Читаем Белосток — Москва полностью

Я поехала с экскурсией в Польшу и, как уже писала, вернулась полная впечатлений. Потом Сергей повез меня на свою стройку в Узбекистан, и мы совершили там прекрасное путешествие по древним среднеазиатским городам, таким как Ташкент, Самарканд, Бухара, Хива. Я была ему очень благодарна, но при этом непрерывно мечтала о ребенке. И в середине октября 1963 года обнаружила, что снова беременна. Поскольку после той операции прошло относительно немного времени, кесарево сечение было на этот раз запланировано заранее. По совету мудрой врачихи из районной женской консультации я обратилась в тот же родильный дом, предупреждая, что снова жду ребенка и на этот раз опять-таки приду к ним. Врач из консультации сказала: «Они там чувствуют себя виноватыми и будут лезть из кожи вон, чтобы подобное не повторилось». И в самом деле, она оказалась права. В родильном доме меня взяли под наблюдение, систематически обследовали, срок операции назначили загодя, и 7 июля 1964 года появился на свет мой второй сын, Леонид, Леня, моложе своего старшего брата Саши без малого на двадцать лет.

Кесарево сечение прошло благополучно, я была несказанно счастлива, но так исстрадалась физически, что хочу об этом рассказать. Дело в том, что в то время, а ведь на дворе было не средневековье, а вторая половина XX века, эти операции производились в СССР без общего наркоза, а только с местной анестезией.
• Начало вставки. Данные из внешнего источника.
# nash169/manifold-gp

Hardware: AMD Instinct MI355X
Metric: CG-solve wall-time + SpMV HBM GB/s, N=60k RMNIST graph (higher is better)
Workload: dtype f32; 1 GPU; C3 RMNIST-like N=60000 d=784 k=50 nu=2 randomwalk; nodes=60000, edges=1777442, nnz_padded=3667592, rhs_columns=1, system=A = I + noise*outputscale*Q, Q=(2nu/kappa^2 I + L)^nu x D, solver=CG on A (Chronopoulos-Gear, one hipGraph per solve)

## Files before the change

### include/mgp_hip.h

```cpp
#ifndef MGP_HIP_H
#define MGP_HIP_H

#include <stddef.h>
#include <stdint.h>

#ifdef __cplusplus
extern "C" {
#endif

#define MGP_OK 0
#define MGP_ERR_ARG (-1)
#define MGP_ERR_WORKSPACE (-2)
#define MGP_ERR_UNSUPPORTED (-3)
#define MGP_ERR_NOT_CONVERGED (-4)
#define MGP_ERR_KNN_AMBIGUOUS (-5)
#define MGP_ERR_TIMEOUT (-6)

#define MGP_PAD 4

int mgp_version(void);
int mgp_device_info(int* cu_count, int* wave_size, size_t* hbm_bytes);

size_t mgp_knn_workspace_bytes(int64_t N, int64_t n, int d, int k);
int mgp_knn_search(const float* db, int64_t N, int d, const float* q, int64_t n, int k,
// ... 46 lines not shown
int mgp_spmm_backward_sums(int64_t n, int C, const float* h, const float* dlx, const float* xs, const float* gxs, const float* X,
                           const float* g, const float* lx, float av, float bv, float cov, float* partial, float* gpre,
                           float* gpost, void* stream);
int mgp_edge_values(const int32_t* tri_row, const int32_t* tri_col, const float* tri_val,
                    int64_t M, const float* degree_unnorm, const float* degree, float eps,
                    int which, float* out, void* stream);

typedef struct {
  int64_t n;
  const int32_t* rowptr;
  const int32_t* col;
  const float* vals;
  const float* diag;
  int64_t ncols;
  const int32_t* tile_ptr;
  const int32_t* tile_cols;
  const uint16_t* lid;
  int32_t tile_rows;
  int32_t tile_max_cols;
  int32_t tile_max_entries;
  int32_t spmv_lanes;
  const int32_t* tile_rowptr;
  const float* tile_vals;
  const int32_t* tile_rowid;
  const int32_t* mt_sptr;
  const int32_t* mt_dcol;
  const float* mt_img;
  int32_t mt_tiles;
  int32_t mt_steps;
} mgp_csr_t;

int mgp_spmm_dot_blocks_csr(const mgp_csr_t* L, int C);
int mgp_spmm_set_tile_mode(int on);
int mgp_spmm_set_tile_small_mode(int on);
int mgp_spmm_set_tile_wide_mode(int on);
int mgp_spmm_set_dict_mode(int on);
int mgp_spmm_set_mt_mode(int on);
int mgp_spmm_kernel_choice(const mgp_csr_t* L, int C, int with_dot, int64_t row_offset);
int mgp_spmm_mt_fill(int64_t n, const int32_t* rowptr, const float* vals, const uint16_t* lid16, const int32_t* tile_ptr16,
                     const int32_t* tile_cols16, const int32_t* sptr, int64_t steps, int32_t* dcol, float* img, void* stream);
int mgp_spmm_timing_begin(int max_launches);
int mgp_spmm_timing_end(float* total_ms, int* launches);
int mgp_spmm_set_v4_mode(int on);

int mgp_spmm_dot_blocks(int64_t n, int C);
int mgp_spmm_set_group_hint(int lanes);
int mgp_spmm_set_rows_in_flight(int rows);
int mgp_spmm_fused(const mgp_csr_t* L, const float* X, int C, float* Y, float a, float b,
                   const float* pre, const float* post, const float* base, float cb, float co,
                   const float* dotw, float* dot_partials, void* stream);

int mgp_spmm_fused_rows(const mgp_csr_t* L_local, int64_t row_offset, const float* X, int C, float* Y,
                        float a, float b, const float* pre, const float* post, const float* base,
                        float cb, float co, const float* dotw, float* dot_partials, void* stream);

int mgp_spmm_repeat(const mgp_csr_t* L, const float* X, int C, float* Y, int reps, float* elapsed_ms,
                    void* stream);

int mgp_laplacian_matmul(const mgp_csr_t* L, const float* dsqrt, const float* dinvsqrt, int mode,
                         const float* X, int C, float* Y, float* work_nc, void* stream);

int mgp_gmrf_noise(const mgp_csr_t* L, const float* dsqrt, float node_coef, int tag, int with_edges,
                   uint64_t seed, int64_t sample_offset, int S, float* Y, void* stream);

typedef struct {
  mgp_csr_t L;
// ... 189 lines not shown
```

### manifold_gp_amd/_lib.py

```python
import ctypes
import os
import threading
from ctypes import (POINTER, Structure, byref, c_double, c_float, c_int, c_int32, c_int64, c_size_t,
                    c_uint64, c_void_p)

import torch

_HERE = os.path.dirname(os.path.abspath(__file__))
LIB_PATH = os.path.join(_HERE, "libmgp_hip.so")
_LIB = None
_LOCK = threading.Lock()
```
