template <int D, int T, int TO, bool TUNED = false>
static void launch_one(hipStream_t st, uint32_t n_streams, uint32_t max_out, const float2* in, size_t in_stride,
                       const float2* hist_in, float2* hist_out, const float* taps, float2* out, size_t out_stride,
                       const StreamCall* call, int stage, int final_stage, uint32_t fir_hist_cap, float2* fft_in, uint32_t lin_wgs, StreamCall* call_copy,
                       uint32_t uniform_n, const StepClaim& claim, const uint2* ftune = nullptr, const float* ftab = nullptr)
{
    constexpr uint32_t TOUT = TO * dec_opl<D>();
    const uint32_t ntiles = (max_out + TOUT - 1) / TOUT;
    if constexpr (TUNED) {
        if (TO == 64 && lin_wgs && (uint64_t)ntiles * n_streams >= 4ull * lin_wgs) {
            hipLaunchKernelGGL((k_decimate_tuned<D, T, TO>), dim3(lin_wgs), dim3(TO), 0, st, in, in_stride, hist_in, hist_out, taps, out, out_stride, call,
                               final_stage, fir_hist_cap, 0u, fft_in, n_streams, ntiles, ftune, ftab);
            return;
        }
        uint32_t per = 1;
        while (per < 16 && (uint64_t)((ntiles + 2 * per - 1) / (2 * per)) * n_streams >= 2048) per *= 2;
        hipLaunchKernelGGL((k_decimate_tuned<D, T, TO>), dim3((ntiles + per - 1) / per, n_streams), dim3(TO), 0, st, in, in_stride, hist_in, hist_out, taps,
                           out, out_stride, call, final_stage, fir_hist_cap, per, fft_in, n_streams, 0u, ftune, ftab);
        return;
    }
    if (TO == 64 && lin_wgs && (uint64_t)ntiles * n_streams >= 4ull * lin_wgs) {
        hipLaunchKernelGGL((k_decimate<D, T, TO>), dim3(lin_wgs), dim3(TO), 0, st, in, in_stride, hist_in, hist_out, taps, out, out_stride, call,
                           stage, final_stage, fir_hist_cap, 0u, fft_in, n_streams, ntiles, call_copy, final_stage ? 0u : uniform_n,
                           (final_stage || !uniform_n) ? StepClaim{} : claim);
        return;
    }
    uint32_t per = 1;
    while (per < 16 && (uint64_t)((ntiles + 2 * per - 1) / (2 * per)) * n_streams >= 2048) per *= 2;
    dim3 grid((ntiles + per - 1) / per, n_streams);
    hipLaunchKernelGGL((k_decimate<D, T, TO>), grid, dim3(TO), 0, st, in, in_stride, hist_in, hist_out, taps, out, out_stride, call,
                       stage, final_stage, fir_hist_cap, per, fft_in, n_streams, 0u, (StreamCall*)nullptr, 0u, StepClaim{});
}

bool launch_decimate(hipStream_t st, int ratio, int ntaps, uint32_t n_streams, uint32_t max_out, const float2* in, size_t in_stride,
                     const float2* hist_in, float2* hist_out, const float* taps, float2* out, size_t out_stride, const StreamCall* call,
                     int stage, int final_stage, uint32_t fir_hist_cap, float2* fft_in, uint32_t lin_wgs, StreamCall* call_copy,
                     uint32_t uniform_n, const StepClaim& claim)
{
    if (!max_out) return true;
#define HD_CASE(D, T, TO) \
    if (ratio == D && ntaps == T) { launch_one<D, T, TO>(st, n_streams, max_out, in, in_stride, hist_in, hist_out, taps, out, out_stride, call, stage, final_stage, fir_hist_cap, fft_in, lin_wgs, call_copy, uniform_n, claim); return true; }
    HD_CASE(2, 69, 256) HD_CASE(4, 139, 256) HD_CASE(8, 280, 256) HD_CASE(8, 54, 256)
    HD_CASE(16, 107, 128) HD_CASE(32, 212, 64) HD_CASE(32, 174, 64) HD_CASE(64, 348, 64)
#undef HD_CASE
    return false;
}

bool launch_decimate_tuned(hipStream_t st, int ratio, int ntaps, uint32_t n_streams, uint32_t max_out, const float2* in, size_t in_stride,
                           const float2* hist_in, float2* hist_out, const float* taps, float2* out, size_t out_stride, const StreamCall* call,
                           int final_stage, uint32_t fir_hist_cap, float2* fft_in, uint32_t lin_wgs, const uint2* ftune, const float* ftab)
{
    if (!max_out) return true;
#define HD_CASE(D, T, TO) \
    if (ratio == D && ntaps == T) { launch_one<D, T, TO, true>(st, n_streams, max_out, in, in_stride, hist_in, hist_out, taps, out, out_stride, call, 0, final_stage, fir_hist_cap, fft_in, lin_wgs, nullptr, 0u, StepClaim{}, ftune, ftab); return true; }
    HD_CASE(2, 69, 256) HD_CASE(4, 139, 256) HD_CASE(8, 280, 256) HD_CASE(8, 54, 256)
    HD_CASE(16, 107, 128) HD_CASE(32, 212, 64) HD_CASE(32, 174, 64) HD_CASE(64, 348, 64)
#undef HD_CASE
    return false;
}

uint32_t step_lds_bytes(int ratio, int ntaps)
{
    auto sz = [](int f4) { return (uint32_t)(f4 > (int)(kStepLdsBytes / 16) ? f4 : (int)(kStepLdsBytes / 16)) * 16u; };
    if (ratio == 32 && ntaps == 212) return sz(dec_tile_f4<32, 212, 64>());
    if (ratio == 32 && ntaps == 174) return sz(dec_tile_f4<32, 174, 64>());
    if (ratio == 64 && ntaps == 348) return sz(dec_tile_f4<64, 348, 64>());
    return 0;
}

bool launch_step(hipStream_t st, int ratio, int ntaps, int ratio2, int ntaps2, uint32_t n_streams, uint32_t n_out, const float2* in, size_t in_stride,
                 const float2* hist_in, float2* hist_out, const float* taps, float2* out, size_t out_stride, const StreamCall* call,
                 StreamCall* call_copy, uint32_t stage1_wgs, const TailArgs& ta, uint32_t n_tail, uint32_t uniform_n, const StepClaim& claim)
{
#define HD_STEP_CASE(D, T, D2, T2)                                                                                                    \
    if (ratio == D && ntaps == T && ratio2 == D2 && ntaps2 == T2) {                                                                   \
        const uint32_t ntiles = (n_out + 63) / 64;                                                                                    \
        hipLaunchKernelGGL((k_step<D, T, D2, T2>), dim3(n_tail + stage1_wgs), dim3(64), 0, st, in, in_stride, hist_in, hist_out, taps, out, \
                           out_stride, call, n_streams, ntiles, call_copy, ta, n_tail, uniform_n, claim);                             \
        return true;                                                                                                                  \
    }
    HD_STEP_CASE(32, 212, 2, 69) HD_STEP_CASE(32, 174, 4, 139) HD_STEP_CASE(64, 348, 4, 139)
#undef HD_STEP_CASE
    return false;
}

uint32_t ring_tiles(int ratio, int ntaps, uint32_t n)
{
    if (ratio != 32 && ratio != 64) return n / 2048u;
    const uint32_t adv = 64u - (uint32_t)((ntaps - 1 + ratio - 1) / ratio), rows = n / (uint32_t)ratio;
    return rows >= 64u ? (rows + adv - 1u) / adv : 0u;
}
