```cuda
extern "C" int esb_spconv_tc_wgrad(const void* x, const void* dy, const int* pair_in, const int* pair_out,
                                   const int* k_offsets, float* dw, long long n_pairs_hint, int cin, int cout, int K,
                                   void* stream_) {
  cudaStream_t stream = (cudaStream_t)stream_;
  ESB_CHECK_ARG(cin % 64 == 0 && cout % 64 == 0 && cin > 0 && cout > 0, "esb_spconv_tc_wgrad: channels must be multiples of 64");
  int n_tile = (cout % 128 == 0) ? 128 : 64;
  long long tiles = (long long)esb_div_up(cin, 128) * (cout / n_tile);
  long long target_chunks = (4LL * 2 * esb_sm_count() + tiles - 1) / tiles;
  long long cp = (n_pairs_hint / 2 + target_chunks - 1) / target_chunks;
  cp = (cp + 63) / 64 * 64;
  if (cp < 512) cp = 512;
  if (cp > 16384) cp = 16384;
  int chunk_pairs = (int)cp;
  int n_chunks = (int)(n_pairs_hint / chunk_pairs) + K + 1;
  float* part = nullptr;
  ESB_CUDA_CALL(esb_scratch_alloc((void**)&part, sizeof(float) * n_chunks * cin * cout, stream));
  int rc = n_tile == 128
               ? launch_wgrad<128, 3>(x, dy, pair_in, pair_out, k_offsets, part, cin, cout, K, n_chunks, chunk_pairs, stream)
               : launch_wgrad<64, 4>(x, dy, pair_in, pair_out, k_offsets, part, cin, cout, K, n_chunks, chunk_pairs, stream);
  if (rc == ESB_OK) {
    spconv_wgrad_reduce_kernel<<<esb_div_up((long long)K * cin * cout, 256), 256, 0, stream>>>(part, k_offsets, dw, cin, cout, K,
                                                                                             chunk_pairs);
  }
  ESB_CUDA_CALL(esb_scratch_free(part, stream));
  if (rc != ESB_OK) return rc;
  ESB_CUDA_LAUNCH_CHECK("spconv_tc_wgrad_kernel");
  return ESB_OK;
}
```

Baseline: 49.99.

## Parallelize partial-row sums across rows and vectorize spconv wgrad split-K reduction

The generic partial-row summation kernel now lets several threads of a block load different partial rows of the same column, stage them through shared memory, and have one thread per column add them in the original order, so narrow-width reductions are no longer stuck with one serial thread per column. Column width per block is chosen adaptively from the width and the SM count. The spconv weight-gradient reduce kernel now processes four outputs per thread with float4 loads and batches eight chunk loads ahead to hide latency. Summation order is kept sequential for determinism, but the code assumes cin*cout is a multiple of 4 and adds shared-memory and sync overhead.

```diff
diff --git a/embodiedscan_b200/csrc/scratch.cu b/embodiedscan_b200/csrc/scratch.cu
--- a/embodiedscan_b200/csrc/scratch.cu
+++ b/embodiedscan_b200/csrc/scratch.cu
@@ -4,13 +4,87 @@
 
 namespace {
 
-__global__ void sum_partial_rows_kernel(const float* __restrict__ part, int n_parts, long long width, float* __restrict__ out,
-                                        int accumulate) {
-  const long long j = blockIdx.x * (long long)blockDim.x + threadIdx.x;
-  if (j >= width) return;
-  float s = accumulate ? out[j] : 0.f;
-  for (int p = 0; p < n_parts; ++p) s += part[(long long)p * width + j];
-  out[j] = s;
+constexpr int kSumThreads = 256;
+constexpr int kSumLoads = 8;
+constexpr int kSumTile = kSumThreads * kSumLoads;
+
+__device__ __forceinline__ float add_chain_contiguous(const float* __restrict__ tile, int n, float s) {
+  const float4* q = reinterpret_cast<const float4*>(tile);
+  float4 a[4];
+#pragma unroll
+  for (int u = 0; u < 4; ++u) a[u] = q[u];
+  int r = 0;
+  for (; r + 16 <= n; r += 16) {
+    const int nx = min(r + 16, kSumTile - 16) / 4;
+    float4 b[4];
+#pragma unroll
+    for (int u = 0; u < 4; ++u) b[u] = q[nx + u];
+#pragma unroll
+    for (int u = 0; u < 4; ++u) {
+      s = __fadd_rn(s, a[u].x);
+      s = __fadd_rn(s, a[u].y);
+      s = __fadd_rn(s, a[u].z);
+      s = __fadd_rn(s, a[u].w);
+    }
+#pragma unroll
+    for (int u = 0; u < 4; ++u) a[u] = b[u];
+  }
+  const float rest[16] = {a[0].x, a[0].y, a[0].z, a[0].w, a[1].x, a[1].y, a[1].z, a[1].w,
+                          a[2].x, a[2].y, a[2].z, a[2].w, a[3].x, a[3].y, a[3].z, a[3].w};
+#pragma unroll
+  for (int u = 0; u < 16; ++u)
+    if (r + u < n) s = __fadd_rn(s, rest[u]);
+  return s;
+}
+
+__global__ void __launch_bounds__(kSumThreads) sum_partial_rows_kernel(const float* __restrict__ part, int n_parts,
+                                                                       long long width, float* __restrict__ out,
+                                                                       int accumulate, int cw) {
+  __shared__ __align__(16) float tile[kSumTile];
+  const int t = threadIdx.x;
+  const int rows = kSumTile / cw, rstep = kSumThreads / cw;
+  const int r0 = t / cw;
+  const long long j = blockIdx.x * (long long)cw + (t & (cw - 1));
+  const bool col_ok = j < width;
+  const bool adder = t < cw && col_ok;
+  float v[kSumLoads];
+  auto load = [&](int p0) {
+#pragma unroll
+    for (int k = 0; k < kSumLoads; ++k) {
+      const int p = p0 + r0 + k * rstep;
+      v[k] = col_ok && p < n_parts ? part[(long long)p * width + j] : 0.f;
+    }
+  };
+  float s = adder && accumulate ? out[j] : 0.f;
+  if (n_parts > 0) load(0);
+  for (int p0 = 0; p0 < n_parts; p0 += rows) {
+    __syncthreads();
+#pragma unroll
+    for (int k = 0; k < kSumLoads; ++k) tile[t + k * kSumThreads] = v[k];
+    __syncthreads();
+    if (p0 + rows < n_parts) load(p0 + rows);
+    if (adder && cw == 1) {
+      s = add_chain_contiguous(tile, min(rows, n_parts - p0), s);
+    } else if (adder) {
+      const int n = min(rows, n_parts - p0);
+      const float* col = tile + t;
+      float a[16];
+#pragma unroll
+      for (int u = 0; u < 16; ++u) a[u] = col[min(u, n - 1) * cw];
+      int r = 0;
+      for (; r + 16 <= n; r += 16) {
+        float b[16];
+#pragma unroll
+        for (int u = 0; u < 16; ++u) b[u] = col[min(r + 16 + u, n - 1) * cw];
+#pragma unroll
+        for (int u = 0; u < 16; ++u) s = __fadd_rn(s, a[u]);
+#pragma unroll
+        for (int u = 0; u < 16; ++u) a[u] = b[u];
+      }
+      for (int u = 0; r + u < n; ++u) s = __fadd_rn(s, col[(r + u) * cw]);
+    }
+  }
+  if (adder) out[j] = s;
 }
 
 }
@@ -66,7 +140,10 @@
 
 int esb_sum_partial_rows(const float* part, int n_parts, long long width, float* out, int accumulate, cudaStream_t s) {
   if (width == 0) return ESB_OK;
-  sum_partial_rows_kernel<<<esb_div_up(width, 256), 256, 0, s>>>(part, n_parts, width, out, accumulate);
+  int cw = 1;
+  while (cw < 8 && cw < width) cw *= 2;
+  while (cw < kSumThreads && (width + cw - 1) / cw > 8LL * esb_sm_count()) cw *= 2;
+  sum_partial_rows_kernel<<<esb_div_up(width, cw), kSumThreads, 0, s>>>(part, n_parts, width, out, accumulate, cw);
   ESB_CUDA_LAUNCH_CHECK("sum_partial_rows_kernel");
   return ESB_OK;
 }
diff --git a/embodiedscan_b200/csrc/spconv_tc.cu b/embodiedscan_b200/csrc/spconv_tc.cu
--- a/embodiedscan_b200/csrc/spconv_tc.cu
+++ b/embodiedscan_b200/csrc/spconv_tc.cu
@@ -296,7 +296,8 @@
 
 __global__ void spconv_wgrad_reduce_kernel(const float* __restrict__ part, const int* __restrict__ k_offsets, float* __restrict__ dw,
                                            int cin, int cout, int K, int chunk_pairs) {
-  const long long e = blockIdx.x * (long long)blockDim.x + threadIdx.x;
+  constexpr int D = 8;
+  const long long e = (blockIdx.x * (long long)blockDim.x + threadIdx.x) * 4;
   const long long per_k = (long long)cin * cout;
   if (e >= per_k * K) return;
   const int k = (int)(e / per_k);
@@ -304,9 +305,25 @@
   int c0 = 0;
   for (int kk = 0; kk < k; ++kk) c0 += (k_offsets[kk + 1] - k_offsets[kk] + chunk_pairs - 1) / chunk_pairs;
   const int nch = (k_offsets[k + 1] - k_offsets[k] + chunk_pairs - 1) / chunk_pairs;
-  float s = dw[e];
-  for (int c = c0; c < c0 + nch; ++c) s += part[(long long)c * per_k + j];
-  dw[e] = s;
+  float s[4] = {dw[e], dw[e + 1], dw[e + 2], dw[e + 3]};
+  const float4* src = reinterpret_cast<const float4*>(part + (long long)c0 * per_k + j);
+  const long long stride = per_k / 4;
+  for (int c = 0; c < nch; c += D) {
+    float4 v[D];
+#pragma unroll
+    for (int u = 0; u < D; ++u)
+      if (c + u < nch) v[u] = src[(c + u) * stride];
+#pragma unroll
+    for (int u = 0; u < D; ++u)
+      if (c + u < nch) {
+        s[0] = __fadd_rn(s[0], v[u].x);
+        s[1] = __fadd_rn(s[1], v[u].y);
+        s[2] = __fadd_rn(s[2], v[u].z);
+        s[3] = __fadd_rn(s[3], v[u].w);
+      }
+  }
+#pragma unroll
+  for (int q = 0; q < 4; ++q) dw[e + q] = s[q];
 }
 
 template <int N_TILE, int STAGES, bool B_MN>
@@ -405,8 +422,8 @@
                ? launch_wgrad<128, 3>(x, dy, pair_in, pair_out, k_offsets, part, cin, cout, K, n_chunks, chunk_pairs, stream)
                : launch_wgrad<64, 4>(x, dy, pair_in, pair_out, k_offsets, part, cin, cout, K, n_chunks, chunk_pairs, stream);
   if (rc == ESB_OK) {
-    spconv_wgrad_reduce_kernel<<<esb_div_up((long long)K * cin * cout, 256), 256, 0, stream>>>(part, k_offsets, dw, cin, cout, K,
-                                                                                             chunk_pairs);
+    spconv_wgrad_reduce_kernel<<<esb_div_up((long long)K * cin * cout / 4, 256), 256, 0, stream>>>(part, k_offsets, dw, cin, cout,
+                                                                                                 K, chunk_pairs);
   }
   ESB_CUDA_CALL(esb_scratch_free(part, stream));
   if (rc != ESB_OK) return rc;
```

After: 61.36, median of 6. 1.23x the previous value.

Собственно говоря, я должна была об этом помнить, ведь это было для меня не впервой, но в тот раз, в 1962 году, после сорока с лишним часов непрерывных болей мой организм уже, очевидно, не реагировал на новую боль. В этот же раз я легла на операционный стол здоровая как огурчик. И несколько удивилась, увидев рядом с хирургом и его ассистентом терапевта с какой-то аппаратурой. Уже потом я поняла, что в его обязанности входило меня спасать, если бы я начала умирать от боли прямо на столе.

Итак, вместо наркоза мне сделали десяток уколов новокаина в живот, выждали минут пятнадцать, и хирург принялся вскрывать брюшную полость. Пока он резал живот, было очень больно, но все же терпимо. А вот до матки новокаин не дошел вообще, резали по живому, я выла от боли, как зверь, несколько раз теряла сознание, тогда хирург прерывался, и мною занимался терапевт (он сам мне потом рассказывал). Когда достали ребенка, слава богу, живого и здорового, и начали меня зашивать, действие новокаина на живот уже тоже кончилось, и я прошла через все это, в сущности, без всякого обезболивания. На этом последнем этапе, уже зная, что у меня родился сын, и бесконечно счастливая, я пыталась воздержаться от крика, но не смогла и в конце концов потеряла сознание надолго. Очнулась уже не на операционном столе, а в палате, рядом сидел терапевт, не отходивший от меня ни на шаг.

Как раз за несколько недель до своей операции я прочитала в газете, что первая в мире женщина-космонавт Валентина Терешкова произвела на свет дочку. Об этой дочери Терешковой тогда много говорили в Москве. Рассказывали, что Хрущев чуть ли не насильно, несмотря на ее возражения, заставил ее выйти замуж за космонавта Николаева (этот брак действительно очень скоро распался), так как ему надо было знать, якобы в интересах науки, какой ребенок родится от пары, побывавшей в космосе. И было известно, что во избежание какого-либо риска для ребенка Терешковой сделали кесарево сечение. Придя в себя, я вспомнила все это и спросила терапевта, возможно ли, чтобы наша первая космонавтка пережила такие же муки, как я. Тот расхохотался и сказал: «Полноте! Для таких, как она, существуют совсем другие обезболивающие средства. Уже давно, впрочем, широко применяемые во всех цивилизованных странах». Да, во всех, кроме первой страны победившего социализма, где, согласно повторяемым без конца лозунгам, все делалось во имя человека и для его блага. Только значительно позднее, не помню точно, в каком году, но, во всяком случае, когда мой Леня уже ходил в школу, в одной из московских газет выступил со статьей главный гинеколог Советского Союза. Он писал, что в нашей стране гинекологические операции проводятся на допотопном уровне и с этим пора кончать, так как это позор и срам. Очевидно, это выступление подействовало на власти, и где-то в середине 1970-х в нашей хирургии закончилось такое резание живого тела. Ну а я с той поры стала почти совсем нечувствительна к боли. И в случаях, когда люди обычно охают и стонут, остаюсь совершенно спокойной. После пережитой тогда муки, которую я не могла потом забыть долгие годы, обычная боль кажется мне сущим пустяком.